Multiple imputation using chained eqs [ 16, 17] was undertaken to estimate missing data over 10 iterations to generate 10 complete datasets for model development. Two analysts replicated this process. We assumed that data were missing at random [ 17]. Women with and without missing data were compared to identify all clinical, laboratory, and demographic variables that differed between the groups. These variables were included in the imputation models along with all selected candidate predictor variables and the primary outcome [ 18].

Selection of candidate predictor variables

Initially, we performed a structured literature review of existing critical care outcome prediction models and their evidence for use in pregnancy to identify candidate predictor variables [ 1]. This review has been published elsewhere [ 1]. Variables considered for the CIPHER model included patient demographic details, prior health status, indication for ICU admission, and clinical and laboratory measurements taken in the first 24 h following ICU admission.
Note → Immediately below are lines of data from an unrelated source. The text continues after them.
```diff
+__device__ static inline void sets_load(const uint32_t *e, uint32_t (&w)[BCD_MASK_WORDS])
+{
+    if constexpr (BCD_RANGE_PITCH % 4 == 0) {
+        const uint4 a = *reinterpret_cast<const uint4 *>(e);
+        w[0] = a.x; w[1] = a.y; w[2] = a.z; w[3] = a.w;
+    } else if constexpr (BCD_RANGE_PITCH % 2 == 0) {
+        const uint2 a = *reinterpret_cast<const uint2 *>(e), b = *reinterpret_cast<const uint2 *>(e + 2);
+        w[0] = a.x; w[1] = a.y; w[2] = b.x; w[3] = b.y;
+    } else {
+        w[0] = e[0]; w[1] = e[1]; w[2] = e[2]; w[3] = e[3];
+    }
+    w[4] = e[4];
+}
+__device__ static inline void sets_store(uint32_t *e, const uint32_t (&w)[BCD_MASK_WORDS])
+{
+    if constexpr (BCD_RANGE_PITCH % 4 == 0) {
+        *reinterpret_cast<uint4 *>(e) = make_uint4(w[0], w[1], w[2], w[3]);
+    } else if constexpr (BCD_RANGE_PITCH % 2 == 0) {
+        *reinterpret_cast<uint2 *>(e) = make_uint2(w[0], w[1]); *reinterpret_cast<uint2 *>(e + 2) = make_uint2(w[2], w[3]);
+    } else {
+        e[0] = w[0]; e[1] = w[1]; e[2] = w[2]; e[3] = w[3];
+    }
+    e[4] = w[4];
+}
+template <int AX> __device__ static inline int range_coord(uint32_t f)
+{
+    const int lo = (int)(f & 0xFFFFu), hi = (int)(f >> 16);
+    return AX ? lo - hi + 65535 : lo + hi;
+}
+
+#ifndef BCD_LISTS_WAVES
+#define BCD_LISTS_WAVES 8
+#endif
+__global__ void __launch_bounds__(256, BCD_LISTS_WAVES) bcd_lists_kernel(int H, int W, int LP, int tpsi, const uint32_t *__restrict__ proposals,
                                                         const float *__restrict__ lcosts, const int32_t *__restrict__ nprop,
                                                         BcdPlanes pl)
 {
     __shared__ uint32_t s_cols[4][256];
-    __shared__ __attribute__((aligned(16))) uint8_t s_list[4][64][16];
+    __shared__ __attribute__((aligned(16))) uint8_t s_wave[4][BCD_LISTS_WAVE_LDS];
     const int lane = threadIdx.x & 63, wv = threadIdx.x >> 6;
     const int q = (int)blockIdx.x * 4 + __builtin_amdgcn_readfirstlane(wv);
     if (q >= H * W) return;
@@ -126,7 +210,115 @@
             }
         }
     };
-    if (fifth) build(IntC<1>()); else build(IntC<0>());
+    const int pt = min(pn, DFLOW_MAX_LABELS);
+    int cq[2][3], org[2];
+    bool wide = false;
+#pragma unroll
+    for (int j = 0; j < 3; j++) { cq[0][j] = range_coord<0>(fq[j]); cq[1][j] = range_coord<1>(fq[j]); }
+#pragma unroll
+    for (int ax = 0; ax < 2; ax++) {
+        int mn = 1 << 18;
+#pragma unroll
+        for (int j = 0; j < 3; j++) if (lane + 64 * j < pt) mn = min(mn, cq[ax][j]);
+        org[ax] = wave_min(mn);
+#pragma unroll
+        for (int j = 0; j < 3; j++) { cq[ax][j] -= org[ax]; wide |= lane + 64 * j < pt && cq[ax][j] >= BCD_RANGE_R; }
+    }
+    if (__ballot(wide)) {
+        if (fifth) build(IntC<1>()); else build(IntC<0>());
+    } else {
+        constexpr int NW = BCD_RANGE_BYTES / 256;
+        uint32_t *const cw = reinterpret_cast<uint32_t *>(&s_wave[wv][0]);
+        const uint8_t *const cb = &s_wave[wv][0];
+        uint32_t *const sets = reinterpret_cast<uint32_t *>(&s_wave[wv][BCD_RANGE_BYTES]);
+        auto axis = [&](auto axc) {
+            constexpr int AX = decltype(axc)::value;
+#pragma unroll
+            for (int i = 0; i < NW; i++) cw[lane * NW + i] = 0u;
+            wave_lds_sync();
+            uint32_t ord[3];
+#pragma unroll
+            for (int j = 0; j < 3; j++) {
+                ord[j] = 0u;
+                if (lane + 64 * j < pt) {
+                    const uint32_t rel = (uint32_t)cq[AX][j], sh = 8u * (rel & 3u);
+                    ord[j] = (atomicAdd(&cw[rel >> 2], 1u << sh) >> sh) & 0xFFu;
+                }
+            }
+            wave_lds_sync();
+            uint32_t t[NW], before[NW], tot = 0u;
+#pragma unroll
+            for (int i = 0; i < NW; i++) {
+                t[i] = cw[lane * NW + i];
+                t[i] += t[i] << 8; t[i] += t[i] << 16;
+                before[i] = tot; tot += t[i] >> 24;
+            }
+            const uint32_t lower = wave_scan_add(tot) - tot;
+#pragma unroll
+            for (int i = 0; i < NW; i++) {
+                const uint32_t base = lower + before[i];
+                cw[lane * NW + i] = (t[i] << 8) + __builtin_amdgcn_perm(base, base, 0x00000000u);
+            }
+            if (lane == 0) {
+                const uint32_t none[BCD_MASK_WORDS] = {0u, 0u, 0u, 0u, 0u};
+                sets_store(sets, none);
+            }
+            wave_lds_sync();
+#pragma unroll
+            for (int j = 0; j < 3; j++) {
+                if (lane + 64 * j < pt) {
+                    const uint32_t r = (uint32_t)cb[cq[AX][j]] + ord[j], bit = 1u << (lane & 31);
+                    uint32_t one[BCD_MASK_WORDS] = {0u, 0u, 0u, 0u, 0u};
+                    one[2 * j] = half ? 0u : bit;
+                    if (j < 2) one[2 * j + 1] = half ? bit : 0u;
+                    sets_store(sets + (r + 1u) * BCD_RANGE_PITCH, one);
+                }
+            }
+            wave_lds_sync();
+            uint32_t a[3][BCD_MASK_WORDS];
+#pragma unroll
+            for (int i = 0; i < 3; i++) {
+#pragma unroll
+                for (int w = 0; w < BCD_MASK_WORDS; w++) a[i][w] = 0u;
+                if (3 * lane + i <= pt) sets_load(sets + (3 * lane + i) * BCD_RANGE_PITCH, a[i]);
+            }
+#pragma unroll
+            for (int w = 0; w < BCD_MASK_WORDS; w++) { a[1][w] |= a[0][w]; a[2][w] |= a[1][w]; }
+            wave_scan_or(a[2]);
+#pragma unroll
+            for (int w = 0; w < BCD_MASK_WORDS; w++) {
+                const uint32_t lower_lanes = dpp_or0<0x138>(a[2][w]);
+                a[0][w] |= lower_lanes; a[1][w] |= lower_lanes;
+            }
+#pragma unroll
+            for (int i = 0; i < 3; i++)
+                if (3 * lane + i <= pt) sets_store(sets + (3 * lane + i) * BCD_RANGE_PITCH, a[i]);
+            wave_lds_sync();
+#pragma unroll
+            for (int g = 0; g < 5; g++) {
+                if (g < 4 || fifth) {
+                    const int c = range_coord<AX>(f[g]) - org[AX];
+                    const int hi = min(max(c + tpsi, 0), BCD_RANGE_R), lo = min(max(c - tpsi + 1, 0), BCD_RANGE_R);
+                    uint32_t in[BCD_MASK_WORDS], out[BCD_MASK_WORDS];
+                    sets_load(sets + (uint32_t)cb[hi] * BCD_RANGE_PITCH, in);
+                    sets_load(sets + (uint32_t)cb[lo] * BCD_RANGE_PITCH, out);
+#pragma unroll
+                    for (int w = 0; w < BCD_MASK_WORDS; w++) {
+                        if (AX == 0) m[g][w] = in[w] & ~out[w];
+                        else m[g][w] = ~(m[g][w] & in[w] & ~out[w]);
+                        asm("" : "+v"(m[g][w]));
+                    }
+                } else {
+#pragma unroll
+                    for (int w = 0; w < BCD_MASK_WORDS; w++) m[g][w] = 0xFFFFFFFFu;
+                }
+                if (g & 1) __builtin_amdgcn_sched_barrier(0);
+            }
+            wave_lds_sync();
+        };
+        axis(IntC<0>());
+        axis(IntC<1>());
+    }
 
     auto emit = [&](auto mergedc, const uint32_t (&mg)[BCD_MASK_WORDS], const uint32_t me, const int ig, const int tl, const int tn,
                     const bool valid, const size_t pd) {
@@ -137,7 +329,7 @@
         asm("" : "+v"(dead));
 #pragma unroll
         for (int j = 0; j < BCD_MASK_WORDS; j++) { w[j] = __builtin_amdgcn_bitop3_b32(mg[j], dead, 0u, 0x03); cnt += __popc(w[j]); }
-        uint8_t *row = &s_list[wv][lane][0];
+        uint8_t *row = &s_wave[wv][16 * lane];
         *reinterpret_cast<uint4 *>(row) = make_uint4(0xFFFFFFFFu, 0xFFFFFFFFu, 0xFFFFFFFFu, 0xFFFFFFFFu);
         const int n = min(cnt, BCD_LIST);
         const bool any = __ballot(cnt > 0) != 0ull;
```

The literature review identified 43 possible variables to include in the modelling process. This list was refined and reduced to 19 after exclusion of variables that were not routinely available at all sites (defined as having more than 30% missing values in the dataset) and through iterative dialogue with the participating critical care, maternal-fetal-medicine, and epidemiology experts in the CIPHER team to identify concerns about generalizability of measurements and clinical policy relevant to each variable across study settings.
As a final step, Pearson’s correlation coefficient (for continuous predictors) or chi-squared test (for categorical variables) was used to estimate any correlation between candidate predictors within each imputed dataset. Consultation within the study working group was used when collinearity was suspected to select which variable to retain on the basis of perceived clinical value, reliability of measurement, and availability. The 14 most clinically relevant, available, and non-correlated variables were then included in the final variable selection step (Fig.  1).
The LASSO (Least Absolute Shrinkage and Selection Operator) method was used to reduce the number of candidate predictors further and select final variables to include in the CIPHER model [ 19]. The LASSO selects variables by penalizing models that have more and larger coefficients. This requires a choice for the degree to which to penalize these terms. For this analysis, the penalty term in each imputed dataset was chosen by 10-fold cross-validation. This process resulted in a variety of possible penalty “sizes”, and the one in each dataset yielding the smallest area under the curve of the receiver operating characteristic (AUROC) was chosen as the penalty to use. Both squared and cubic transformations were evaluated at this stage of variable selection for any candidate predictor variable that was assumed to have a non-linear relationship with the outcome due to known increases in clinical risk at both high and low levels. These variables were identified prior to LASSO model development as maternal age, blood pressure, serum sodium, and white blood cell count.
LASSO models were built using the glmnet package in R [ 20]. This variable selection technique was repeated within each imputed dataset, resulting in 10 models. A priori, we set thresholds for inclusion in the final CIPHER model as any variable which retained a non-zero coefficient in the LASSO model in seven or more imputations. Variables that maintained a non-zero coefficient in fewer than seven of the LASSO models would not be retained for final parameter estimation.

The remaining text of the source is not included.